A big part of our challenge is figuring not just how we address one of these groups or another, but how we address all of them. That entire spectrum is stretching. How do we make a service available to someone who has never used a computer and someone who lives by Snapchat?

I’ll use that question as a bridge to the next theme I want to touch on: technology. Specifically, artificial intelligence. We’re just at the dawn of how this will change our lives.

We’re big on partnerships here at the County. Now that’s going to include collaboration between humans and machines.

What will self-driving cars mean for County roads? Or for the deputies who patrol them?

“Hey, Alexa, explain how I adopt a child.” How do we build the system that turns that into a conversation – and have that result in a new family?

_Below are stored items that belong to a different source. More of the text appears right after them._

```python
def wn_gate_rows(a, g, off, C_, rows_per_batch):
    rows, B = a.shape[0], g.shape[0]
    if a.is_cuda:
        a, g = a.contiguous(), g.contiguous()
        out = torch.empty(rows, C_, device=a.device, dtype=a.dtype)
        with torch.cuda.device(a.device):
            _hip_call("ixtts_wn_gate_rows_f32", a.data_ptr(), g.data_ptr(), out.data_ptr(), rows, C_, rows_per_batch, B, g.shape[1], off)
        return out
    b = (torch.arange(rows, device=a.device) // rows_per_batch).clamp(max=B - 1)
    x = a + g[b, off:off + 2 * C_]
    return torch.tanh(x[:, :C_]) * torch.sigmoid(x[:, C_:])


def reflect_halo_rows(p, T, left, right):
    B, _, C_ = p.shape
    if p.is_cuda:
        assert p.is_contiguous()
        with torch.cuda.device(p.device):
            _hip_call("ixtts_reflect_halo_rows_f32", p.data_ptr(), B, T, C_, left, right)
        return p
    if left:
        p[:, :left] = p[:, left + 1:2 * left + 1].flip(1)
    if right:
        p[:, left + T:] = p[:, left + T - 1 - right:left + T - 1].flip(1)
    return p


TUNED_GEMMS = os.path.join(os.path.dirname(os.path.abspath(__file__)), "tunable", "gfx950_s2mel.csv")


def use_tuned_gemms(path=TUNED_GEMMS):
    if not torch.cuda.is_available():
        return False
    import torch.cuda.tunable as tn

    tn.enable(True)
    tn.tuning_enable(os.environ.get("IXTTS_TUNE") == "1")
    try:
        import tempfile

        tn.set_filename(os.path.join(tempfile.gettempdir(), "ixtts_tunableop_online.csv"))
    except Exception:
        pass
    try:
        return bool(os.path.isfile(path) and tn.read_file(path))
    except Exception:
        return False


_TUNED_T0, _TUNED_TH0 = 2322, 1909
_tuned_lengths = set()


def extend_tuned_gemms(T, Th, path=TUNED_GEMMS):
    if (T, Th) in _tuned_lengths or (T, Th) == (_TUNED_T0, _TUNED_TH0):
        return False
    _tuned_lengths.add((T, Th))
    import tempfile

    import torch.cuda.tunable as tn

    sub = {str(2 * _TUNED_T0): str(2 * T), str(_TUNED_T0): str(T), str(_TUNED_TH0): str(Th), str(2 * _TUNED_TH0): str(2 * Th),
           str(2 * _TUNED_TH0 + 4): str(2 * Th + 4)}
    head, rows = [], []
    for line in open(path).read().splitlines():
        f = line.split(",")
        if f[0] == "Validator":
            head.append(line)
        elif len(f) >= 4 and f[2] != "Default" and f[0].endswith("_TN"):
            toks = f[1].split("_")
            if any(t in sub for t in toks):
                rows.append(",".join([f[0], "_".join(sub.get(t, t) for t in toks)] + f[2:]))
    if not rows:
        return False
    with tempfile.NamedTemporaryFile("w", suffix=".csv", delete=False) as fh:
        fh.write("\n".join(head + rows) + "\n")
    try:
        return bool(tn.read_file(fh.name))
    except Exception:
        return False
    finally:
        os.unlink(fh.name)


class S2Mel:
    def __init__(self, W, cfg=S2MEL_CFG, device="cpu"):
        self.cfg = dict(cfg)
        self.device = torch.device(device)
        self.tuned_gemms = False
        if self.device.type == "cuda" and os.environ.get("IXTTS_NO_TUNED_GEMMS") != "1":
            self.tuned_gemms = use_tuned_gemms()
        W = fold_weight_norm(dict(W))
        self.W = {k: v.to(self.device, torch.float32) for k, v in W.items()}
        H = cfg["hidden_dim"]
        self.head_dim = H // cfg["num_heads"]
        half = 128
        self.t_freqs = torch.exp(-math.log(10000.0) * torch.arange(half, dtype=torch.float32) / half).to(self.device)
        self._rope = None
        W, C_, L = self.W, cfg["in_channels"], cfg["depth"]
        t = "cfm.estimator.transformer."
        self.w13 = [torch.cat([W[t + f"layers.{i}.feed_forward.w1.weight"], W[t + f"layers.{i}.feed_forward.w3.weight"]], 0).contiguous() for i in range(L)]
        self.skip_w = {i: (W[t + f"layers.{i}.skip_in_linear.weight"][:, :H].contiguous(), W[t + f"layers.{i}.skip_in_linear.weight"][:, H:].contiguous())
                       for i in range(L // 2 + 1, L)}
        names = [t + f"layers.{i}.{n}" for i in range(L) for n in ("attention_norm", "ffn_norm")] + [t + "norm"]
        self.proj_w = torch.cat([W[n + ".project_layer.weight"] for n in names], 0).contiguous()
        self.proj_b = torch.cat([W[n + ".project_layer.bias"] for n in names], 0).contiguous()
        mw = W["cfm.estimator.cond_x_merge_linear.weight"]
        self.merge_x, self.merge_rest = mw[:, :C_].contiguous(), mw[:, C_:].contiguous()
        wn = "cfm.estimator.wavenet."
        self.wn_taps = [[W[wn + f"in_layers.{i}.conv.conv.weight"][:, :, j].contiguous() for j in range(cfg["wavenet_kernel"])]
                        for i in range(cfg["wavenet_layers"])]
        nl, Hw = cfg["wavenet_layers"], cfg["wavenet_hidden"]
        self.wn_r1, self.wn_r2, self.wn_bin = [], [], []
        carry = torch.zeros(Hw, device=self.device)
        self.wn_out_bias = torch.zeros(Hw, device=self.device)
        for i in range(nl):
            rw, rb = W[wn + f"res_skip_layers.{i}.conv.conv.weight"][:, :, 0], W[wn + f"res_skip_layers.{i}.conv.conv.bias"]
            self.wn_bin.append(W[wn + f"in_layers.{i}.conv.conv.bias"] + sum(self.wn_taps[i]) @ carry)
            if i < nl - 1:
                self.wn_r1.append(rw[:Hw].contiguous())
                self.wn_r2.append(rw[Hw:].contiguous())
                carry = carry + rb[:Hw]
                self.wn_out_bias = self.wn_out_bias + rb[Hw:]
            else:
                self.wn_r1.append(None)
                self.wn_r2.append(rw.contiguous())
                self.wn_out_bias = self.wn_out_bias + rb
        sw = W["cfm.estimator.skip_linear.weight"]
        self.skipl_res, self.skipl_x = sw[:, :H].contiguous(), sw[:, H:].contiguous()

    def gpt_layer(self, latent):
        x = _lin(latent, self.W, "gpt_layer.0")
        x = _lin(x, self.W, "gpt_layer.1")
        return _lin(x, self.W, "gpt_layer.2")

    def vq2emb(self, codes):
        emb = self.W["quantizer.codebook.weight"][codes.long()]
        out = conv1d(emb.transpose(1, 2), self.W["quantizer.out_project.weight"], self.W["quantizer.out_project.bias"])
        return out.transpose(1, 2)

    def length_regulator(self, x, ylens):
        W = self.W
        x = _lin(x, W, "length_regulator.content_in_proj")
        T = int(ylens.max())
        x = F.interpolate(x.transpose(1, 2).contiguous(), size=T, mode="nearest")
        for i in range(self.cfg["lr_n_blocks"]):
            x = conv1d(x, W[f"length_regulator.model.{3 * i}.weight"], W[f"length_regulator.model.{3 * i}.bias"], padding=1)
            x = F.group_norm(x, 1, W[f"length_regulator.model.{3 * i + 1}.weight"], W[f"length_regulator.model.{3 * i + 1}.bias"], 1e-5)
            x = F.mish(x)
        n = 3 * self.cfg["lr_n_blocks"]
        x = conv1d(x, W[f"length_regulator.model.{n}.weight"], W[f"length_regulator.model.{n}.bias"])
        mask = (torch.arange(T, device=x.device).unsqueeze(0) < ylens.unsqueeze(1)).unsqueeze(-1)
        return x.transpose(1, 2) * mask

    def _t_embed(self, t, prefix):
        args = 1000.0 * t[:, None].float() * self.t_freqs[None]
        emb = torch.cat([torch.cos(args), torch.sin(args)], dim=-1)
        h = F.silu(_lin(emb, self.W, prefix + ".mlp.0"))
        return _lin(h, self.W, prefix + ".mlp.2")

    def _rope_cache(self, T):
        if self._rope is None or self._rope.shape[0] < T:
            n = self.head_dim
            freqs = 1.0 / (10000.0 ** (torch.arange(0, n, 2)[: n // 2].float() / n))
            ang = torch.outer(torch.arange(max(T, 64)).float(), freqs)
            self._rope = torch.polar(torch.ones_like(ang), ang).to(self.device)
        return self._rope[:T]

    @staticmethod
    def _rotary(x, fc):
        xc = torch.view_as_complex(x.reshape(*x.shape[:-1], -1, 2))
        return torch.view_as_real(xc * fc.view(1, fc.shape[0], 1, fc.shape[1])).flatten(3)

    def _attention(self, qkv, B, T, mask):
        H, nh, hd = self.cfg["hidden_dim"], self.cfg["num_heads"], self.head_dim
        fc = self._rope_cache(T)
        if mask is None and hd == 64 and qkv.is_cuda:
            with torch.cuda.device(qkv.device):
                _hip_call("ixtts_rope_qk_f32", qkv.data_ptr(), torch.view_as_real(fc).data_ptr(), B, T, H, hd)
            v4 = qkv.view(B, T, 3, nh, hd)
            return attn_full(v4[:, :, 0], v4[:, :, 1], v4[:, :, 2]).reshape(B * T, H)
        q, k, v = qkv.view(B, T, 3 * H).split([H, H, H], dim=-1)
        q = self._rotary(q.reshape(B, T, nh, hd), fc)
        k = self._rotary(k.reshape(B, T, nh, hd), fc)
        v = v.reshape(B, T, nh, hd)
        y = F.scaled_dot_product_attention(q.transpose(1, 2), k.transpose(1, 2), v.transpose(1, 2), attn_mask=mask, dropout_p=0.0)
        return y.transpose(1, 2).reshape(B * T, H)

    def _transformer(self, x, c, mask):
        W, cfg = self.W, self.cfg
        B, T, H = x.shape
        L = cfg["depth"]
        wb_all = F.linear(c, self.proj_w, self.proj_b).view(B, 2 * L + 1, 2 * H).transpose(0, 1).contiguous()
        x = x.reshape(B * T, H)
        skips = []
        for i in range(L):
            p = f"cfm.estimator.transformer.layers.{i}."
            if i > L // 2:
                wa, wb_ = self.skip_w[i]
                x = F.linear(skips.pop(), wb_, W[p + "skip_in_linear.bias"]).addmm_(x, wa.t())
            a = adaln_rmsnorm(x.view(B, T, H), wb_all[2 * i], W[p + "attention_norm.norm.weight"])
            y = self._attention(F.linear(a.view(B * T, H), W[p + "attention.wqkv.weight"]), B, T, mask)
            h = torch.addmm(x, y, W[p + "attention.wo.weight"].t()) if 0 < i <= L // 2 else x.addmm_(y, W[p + "attention.wo.weight"].t())
            f = adaln_rmsnorm(h.view(B, T, H), wb_all[2 * i + 1], W[p + "ffn_norm.norm.weight"])
            x = h.addmm_(swiglu(F.linear(f.view(B * T, H), self.w13[i])), W[p + "feed_forward.w2.weight"].t())
            if i < L // 2:
                skips.append(x)
        return adaln_rmsnorm(x.view(B, T, H), wb_all[2 * L], W["cfm.estimator.transformer.norm.norm.weight"])

    def _wavenet(self, x, x_mask, g, full):
        W, cfg = self.W, self.cfg
        Hw, nl, k = cfg["wavenet_hidden"], cfg["wavenet_layers"], cfg["wavenet_kernel"]
        p = "cfm.estimator.wavenet."
        g = F.linear(g, W[p + "cond_layer.conv.conv.weight"][:, :, 0], W[p + "cond_layer.conv.conv.bias"])
        out = None
        for i in range(nl):
            d = cfg["wavenet_dilation_rate"] ** i
            tot = (k - 1) * d
            right = tot // 2
            xin = _pad_reflect(x, tot - right, right)
            if x.is_cuda:
                wk, T_ = self.wn_taps[i], x.shape[-1]
                acc = W[p + f"in_layers.{i}.conv.conv.bias"][None, :, None].expand(x.shape[0], -1, T_)
                for j in range(k):
                    wj, xj = wk[j].expand(x.shape[0], -1, -1), xin[:, :, j * d:j * d + T_]
                    acc = torch.baddbmm(acc, wj, xj) if j == 0 else acc.baddbmm_(wj, xj)
                xin = acc
            else:
                xin = conv1d(xin, W[p + f"in_layers.{i}.conv.conv.weight"], W[p + f"in_layers.{i}.conv.conv.bias"], dilation=d)
            acts = wn_gate(xin, g, i * 2 * Hw, Hw)
            rs = conv1d(acts, W[p + f"res_skip_layers.{i}.conv.conv.weight"], W[p + f"res_skip_layers.{i}.conv.conv.bias"])
            if i < nl - 1:
                x = x + rs[:, :Hw]
                if not full:
                    x = x * x_mask
                out = rs[:, Hw:] if out is None else out + rs[:, Hw:]
            else:
                out = rs if out is None else out + rs
        return out if full else out * x_mask

    def _wavenet_gemm(self, x, g):
        W, cfg = self.W, self.cfg
        Hw, nl, k = cfg["wavenet_hidden"], cfg["wavenet_layers"], cfg["wavenet_kernel"]
        B, _, T_ = x.shape
        p = "cfm.estimator.wavenet."
        g = F.linear(g, W[p + "cond_layer.conv.conv.weight"][:, :, 0], W[p + "cond_layer.conv.conv.bias"])
        x = x.contiguous()
        out = None
        for i in range(nl):
            d = cfg["wavenet_dilation_rate"] ** i
            tot = (k - 1) * d
            right = tot // 2
            xin = _pad_reflect(x, tot - right, right)
            acc = self.wn_bin[i][None, :, None].expand(B, -1, T_)
            for j in range(k):
                wj, xj = self.wn_taps[i][j].expand(B, -1, -1), xin[:, :, j * d:j * d + T_]
                acc = torch.baddbmm(acc, wj, xj) if j == 0 else acc.baddbmm_(wj, xj)
            acts = wn_gate(acc, g, i * 2 * Hw, Hw)
            if i < nl - 1:
                x = x.baddbmm_(self.wn_r1[i].expand(B, -1, -1), acts)
            r2 = self.wn_r2[i].expand(B, -1, -1)
            out = torch.bmm(r2, acts) if out is None else out.baddbmm_(r2, acts)
        return out

    def _wavenet_rows(self, h, g):
        W, cfg = self.W, self.cfg
        Hw, nl, k = cfg["wavenet_hidden"], cfg["wavenet_layers"], cfg["wavenet_kernel"]
        assert cfg["wavenet_dilation_rate"] == 1
        B, T_, _ = h.shape
        p = "cfm.estimator.wavenet."
        g = F.linear(g, W[p + "cond_layer.conv.conv.weight"][:, :, 0], W[p + "cond_layer.conv.conv.bias"])
        tot = k - 1
        right = tot // 2
        left = tot - right
        Tp = T_ + tot
        P = torch.empty(B, Tp, Hw, device=h.device, dtype=h.dtype)
        P[:, left:left + T_] = h
        P2 = P.view(B * Tp, Hw)
        M = B * Tp - tot
        centre = P2[left:left + M]
        out = torch.empty(B * Tp, Hw, device=h.device, dtype=h.dtype)
        for i in range(nl):
            reflect_halo_rows(P, T_, left, right)
            acc = torch.addmm(self.wn_bin[i], P2[:M], self.wn_taps[i][0].t())
            for j in range(1, k):
                acc.addmm_(P2[j:j + M], self.wn_taps[i][j].t())
            acts = wn_gate_rows(acc, g, i * 2 * Hw, Hw, Tp)
            if i < nl - 1:
                centre.addmm_(acts, self.wn_r1[i].t())
            if i == 0:
                torch.mm(acts, self.wn_r2[i].t(), out=out[:M])
            else:
                out[:M].addmm_(acts, self.wn_r2[i].t())
        return out.view(B, Tp, Hw)[:, :T_]

    def dit_prepare(self, prompt_x, x_lens, style, cond):
        W = self.W
        e = "cfm.estimator."
        B, _, T = prompt_x.shape
        cond = _lin(cond, W, e + "cond_projection")
        rest = torch.cat([prompt_x.transpose(1, 2), cond, style[:, None, :].expand(B, T, style.shape[-1])], dim=-1)
        base = F.linear(rest, self.merge_rest, W[e + "cond_x_merge_linear.bias"])
        x_mask = (torch.arange(T, device=prompt_x.device).unsqueeze(0) < x_lens.unsqueeze(1)).unsqueeze(1)
        full = int(x_lens.min()) >= T
        if full:
            attn_mask = None
        else:
            attn_mask = x_mask[:, None, :].expand(x_mask.shape[0], 1, T, T)
            if attn_mask.shape[0] != B:
                attn_mask = attn_mask.expand(B, 1, T, T)
        return dict(B=B, T=T, base=base, x_mask=x_mask.to(base.dtype), attn_mask=attn_mask, full=full)

    def dit_step(self, ctx, x, t, out_from=0):
        W, cfg = self.W, self.cfg
        e = "cfm.estimator."
        B, T, base = ctx["B"], ctx["T"], ctx["base"]
        xt = x.transpose(1, 2)
        t1 = self._t_embed(t, e + "t_embedder")
        x_in = base + F.linear(xt, self.merge_x)
        x_res = self._transformer(x_in, t1, ctx["attn_mask"])
        halo = sum((cfg["wavenet_kernel"] - 1) * cfg["wavenet_dilation_rate"] ** i for i in range(cfg["wavenet_layers"])) // 2 + 1
        lo = max(0, out_from - halo) if (ctx["full"] and out_from > 0) else 0
        if lo > 0:
            x_res, xt = x_res[:, lo:], xt[:, lo:]
        Th = T - lo
        if self.tuned_gemms and os.environ.get("IXTTS_TUNED_ANY_LENGTH", "1") == "1":
            extend_tuned_gemms(T, Th)
        x_res = F.linear(x_res, self.skipl_res, W[e + "skip_linear.bias"]) + F.linear(xt, self.skipl_x)
        h = _lin(x_res, W, e + "conv1")
        t2 = self._t_embed(t, e + "t_embedder2")
        gemm_form = h.is_cuda and ctx["full"] and Th > 2 * cfg["wavenet_kernel"] * cfg["wavenet_dilation_rate"] ** (cfg["wavenet_layers"] - 1)
        if gemm_form and cfg["wavenet_dilation_rate"] == 1:
            h = self._wavenet_rows(h, t2) + F.linear(x_res, W[e + "res_projection.weight"], W[e + "res_projection.bias"] + self.wn_out_bias)
        elif gemm_form:
            h = self._wavenet_gemm(h.transpose(1, 2), t2).transpose(1, 2) + F.linear(x_res, W[e + "res_projection.weight"],
                                                                                     W[e + "res_projection.bias"] + self.wn_out_bias)
        else:
            mask = ctx["x_mask"][:, :, lo:] if lo > 0 else ctx["x_mask"]
            h = self._wavenet(h.transpose(1, 2), mask, t2, ctx["full"]).transpose(1, 2) + _lin(x_res, W, e + "res_projection")
        ss = _lin(F.silu(t1), W, e + "final_layer.adaLN_modulation.1")
        h = ln_modulate(h, ss)
        h = _lin(h, W, e + "final_layer.linear").transpose(1, 2)
        out = conv1d(h, W[e + "conv2.weight"], W[e + "conv2.bias"])
        return out[:, :, out_from - lo:] if out_from > 0 else out

    def dit(self, x, prompt_x, x_lens, t, style, cond):
        return self.dit_step(self.dit_prepare(prompt_x, x_lens, style, cond), x, t)

    @torch.no_grad()
    def cfm_inference(self, mu, x_lens, prompt, style, n_timesteps=25, inference_cfg_rate=0.7, noise=None, temperature=1.0):
        B, T = mu.shape[0], mu.shape[1]
        assert B == 1, "CFM inference is batch-1 (as the reference)"
        z = (torch.randn(B, self.cfg["in_channels"], T, device=mu.device) if noise is None else noise.to(mu.device, torch.float32)) * temperature
        t_span = torch.linspace(0, 1, n_timesteps + 1, device=mu.device)
        x = z.clone()
        Tp = prompt.shape[-1]
        prompt_x = torch.zeros_like(x)
        prompt_x[..., :Tp] = prompt[..., :Tp]
# ... 34 lines not shown
```
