# cryscan/bevy-hikari

Hardware: NVIDIA H100
Metric: Mrays/s (higher is better)
Workload: dtype f32

## Files before the change

bevy_hikari_b200/csrc/hk_device.cuh:

```cuda
#pragma once
#include <cuda_runtime.h>
#include <stdint.h>

#include "hikari_b200.h"
#include "hk_math.h"

#ifndef HK_INL_PACK
#define HK_INL_PACK __forceinline__
#endif
#ifndef HK_INL_TRAVERSE
#define HK_INL_TRAVERSE __forceinline__
#endif
#ifndef HK_INL_HITINFO
#define HK_INL_HITINFO __forceinline__
#endif
#ifndef HK_INL_TEXTURE
#define HK_INL_TEXTURE __forceinline__
#endif
#ifndef HK_SURFACE_LOOP
#define HK_SURFACE_LOOP 0
#endif
#ifndef HK_INL_SURFACE
#define HK_INL_SURFACE __forceinline__
#endif
// ... 516 lines not shown
        const uint32_t id0 = __float_as_uint(t0.x), id1 = __float_as_uint(t1.x), id2 = __float_as_uint(t1.w), id3 = __float_as_uint(t2.z);
#pragma unroll 1
        for (int k = 0; k < 4; ++k) {
            const uint32_t id = k == 0 ? id0 : (k == 1 ? id1 : (k == 2 ? id2 : id3));
            if (id == U32_MAX) continue;
            const vec4 t = sample_texture(sc, id, uv);
            if (k == 0) s.base_color = s.base_color * t;
            else if (k == 1) s.emissive = s.emissive * t;
            else if (k == 2) s.metallic *= t.x;
            else s.occlusion = t.x;
        }
#else
        uint32_t id = __float_as_uint(t0.x);
        if (id != U32_MAX) s.base_color = s.base_color * sample_texture(sc, id, uv);
        id = __float_as_uint(t1.x);
        if (id != U32_MAX) s.emissive = s.emissive * sample_texture(sc, id, uv);
        id = __float_as_uint(t1.w);
        if (id != U32_MAX) s.metallic *= sample_texture(sc, id, uv).x;
        id = __float_as_uint(t2.z);
        if (id != U32_MAX) s.occlusion = sample_texture(sc, id, uv).x;
#endif
    }
    s.roughness = perceptualRoughnessToRoughness(t1.y);
    s.reflectance = t2.x;
    return s;
}
static __device__ HK_INL_SURFACE vec4 retreive_emissive(const DeviceScene& sc, uint32_t material_index, vec2 uv) {
    const float4* m = reinterpret_cast<const float4*>(sc.materials + material_index);
    vec4 emissive = f4v(ldg4(m + 2));
    if (sc.texture_count != 0u) {
        uint32_t id = __float_as_uint(ldg4(m + 3).x);
        if (id != U32_MAX) emissive = emissive * sample_texture(sc, id, uv);
    }
    return emissive;
}

struct ShadeEnv {
    vec3 sun_dir; float cos_solar; vec3 sun_color; vec3 ambient; vec3 eye; bool ortho; vec3 ortho_dir;
};
__device__ __forceinline__ ShadeEnv make_env(const KParams& P) {
    ShadeEnv e;
    e.sun_dir = v3(P.in.lights.direction_to_light[0], P.in.lights.direction_to_light[1], P.in.lights.direction_to_light[2]);
    e.cos_solar = P.cos_solar_angle;
    e.sun_color = v3(P.in.lights.directional_color[0], P.in.lights.directional_color[1], P.in.lights.directional_color[2]);
    e.ambient = v3(P.in.lights.ambient_color[0], P.in.lights.ambient_color[1], P.in.lights.ambient_color[2]);
    e.eye = v3(P.in.view.world_position[0], P.in.view.world_position[1], P.in.view.world_position[2]);
    e.ortho = P.in.view.projection[15] == 1.0f;
    e.ortho_dir = v3(P.in.view.view_proj[2], P.in.view.view_proj[6], P.in.view.view_proj[10]);
    return e;
}
__device__ __forceinline__ vec3 calculate_view(const ShadeEnv& e, vec3 world_position) {
    return e.ortho ? normalize(e.ortho_dir) : normalize(e.eye - world_position);
}
__device__ __forceinline__ vec3 env_terms(vec3 diffuse_color, vec3 F0, float roughness, float NdotV) {
    return EnvBRDFApprox(diffuse_color, 1.0f, NdotV) + EnvBRDFApprox(F0, roughness, NdotV);
}
static __device__ HK_INL_SHADE vec3 env_brdf(vec3 V, vec3 N, const Surface& s) {
    vec3 base_color = xyz(s.base_color);
    float NdotV = fmax_(dot(N, V), 0.0001f);
    vec3 F0 = v3(0.16f * s.reflectance * s.reflectance * (1.0f - s.metallic)) + base_color * s.metallic;
    vec3 diffuse_color = base_color * (1.0f - s.metallic);
    return s.occlusion * env_terms(diffuse_color, F0, s.roughness, NdotV);
}
struct ShadeCtx {
    vec3 V, N, F0, diffuse_color, ambient_radiance;
    float roughness, NdotV, f90;
};
__device__ __forceinline__ ShadeCtx make_shade_ctx(const ShadeEnv& e, vec3 V, vec3 N, const Surface& s) {
    ShadeCtx c;
    vec3 base_color = xyz(s.base_color);
    c.V = V; c.N = N;
    c.F0 = v3(0.16f * s.reflectance * s.reflectance * (1.0f - s.metallic)) + base_color * s.metallic;
    c.diffuse_color = base_color * (1.0f - s.metallic);
    c.roughness = s.roughness;
    c.NdotV = fmax_(dot(N, V), 0.0001f);
    c.f90 = saturate(dot(c.F0, v3(50.0f * 0.33f)));
    c.ambient_radiance = s.occlusion * env_terms(c.diffuse_color, c.F0, s.roughness, c.NdotV) * e.ambient;
    return c;
}
__device__ __forceinline__ vec3 shade(const ShadeCtx& c, vec3 Lv, vec4 in_radiance) {
    vec3 Hv = normalize(Lv + c.V);
    float NoL = saturate(dot(c.N, Lv));
    float NoH = saturate(dot(c.N, Hv));
    float LoH = saturate(dot(Lv, Hv));
    vec3 diffuse = c.diffuse_color * Fd_Burley(c.roughness, c.NdotV, NoL, LoH);
    float D = D_GGX(c.roughness, NoH);
    float Vis = V_SmithGGXCorrelated(c.roughness, c.NdotV, NoL);
    vec3 F = F_Schlick_vec(c.F0, c.f90, LoH);
    vec3 specular_light = (1.0f * D * Vis) * F;
    vec3 lit_radiance = (specular_light + diffuse) * xyz(in_radiance) * NoL;
    return mix(lit_radiance, c.ambient_radiance, 1.0f - in_radiance.w);
}
static __device__ HK_INL_SHADE vec3 shading(const ShadeEnv& e, vec3 V, vec3 N, vec3 Lv, const Surface& s, vec4 in_radiance) {
    return shade(make_shade_ctx(e, V, N, s), Lv, in_radiance);
}
static __device__ HK_INL_RADIANCE vec4 input_radiance(const DeviceScene& sc, const ShadeEnv& e, vec3 ray_direction, const HitInfo& info,
                                               bool sample_directional, uint32_t sample_emissive, bool sample_ambient) {
    vec3 radiance = v3(0.0f);
    float amb = 0.0f;
    if (info.instance_index == U32_MAX) {
        bool hit_directional = dot(ray_direction, e.sun_dir) >= e.cos_solar;
        if (sample_directional && hit_directional) {
            radiance = e.sun_color;
        } else {
            radiance = sample_ambient ? e.ambient : v3(0.0f);
            amb = 1.0f;
        }
    } else if (sample_emissive == info.instance_index) {
        radiance = compute_emissive_radiance(retreive_emissive(sc, info.material_index, info.uv));
    }
    return v4(radiance, 1.0f - amb);
}
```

AI’s ability to look across all the data we gather, analyze it, reveal connections and make predictions will be transformative. It will come into play for everything from tracking communicable diseases to fraud detection to assessing disaster risk – and on and on.   

But as Mary pointed out, technology doesn’t drive change. Human choices make change. As the power of AI enhances our work, we’ll need to focus more on the human side of the equation. The challenge that Mary calls “defining our human comparative advantage.”

That means we need to place a premium on our employees having qualities like empathy. Cross-generational, cross-cultural. Cross-anything outside our own personal experience.

We are on the right track. Know Our Customers is one of the main steps in the Customer Experience Initiative. Empathy is the essence of being trauma-informed. Our Diversity & Inclusion Initiative is designed to build understanding of one another.

Empathy is really just a form of imagination. That takes us to Mary’s final point.

Our biggest risk going forward: a failure of imagination.

Luckily – well, by design really – we’ve long stressed the importance of innovation at the County. It’s part of our culture, and I’m in awe of the great ideas I constantly see gush forth from this organization. We’ll need to imagine and innovate like never before. But even if the future is uncertain, my experience here has given me great certainty in our ability to meet the challenges ahead. With that kind of confidence, I’m excited to head into the future. See you there!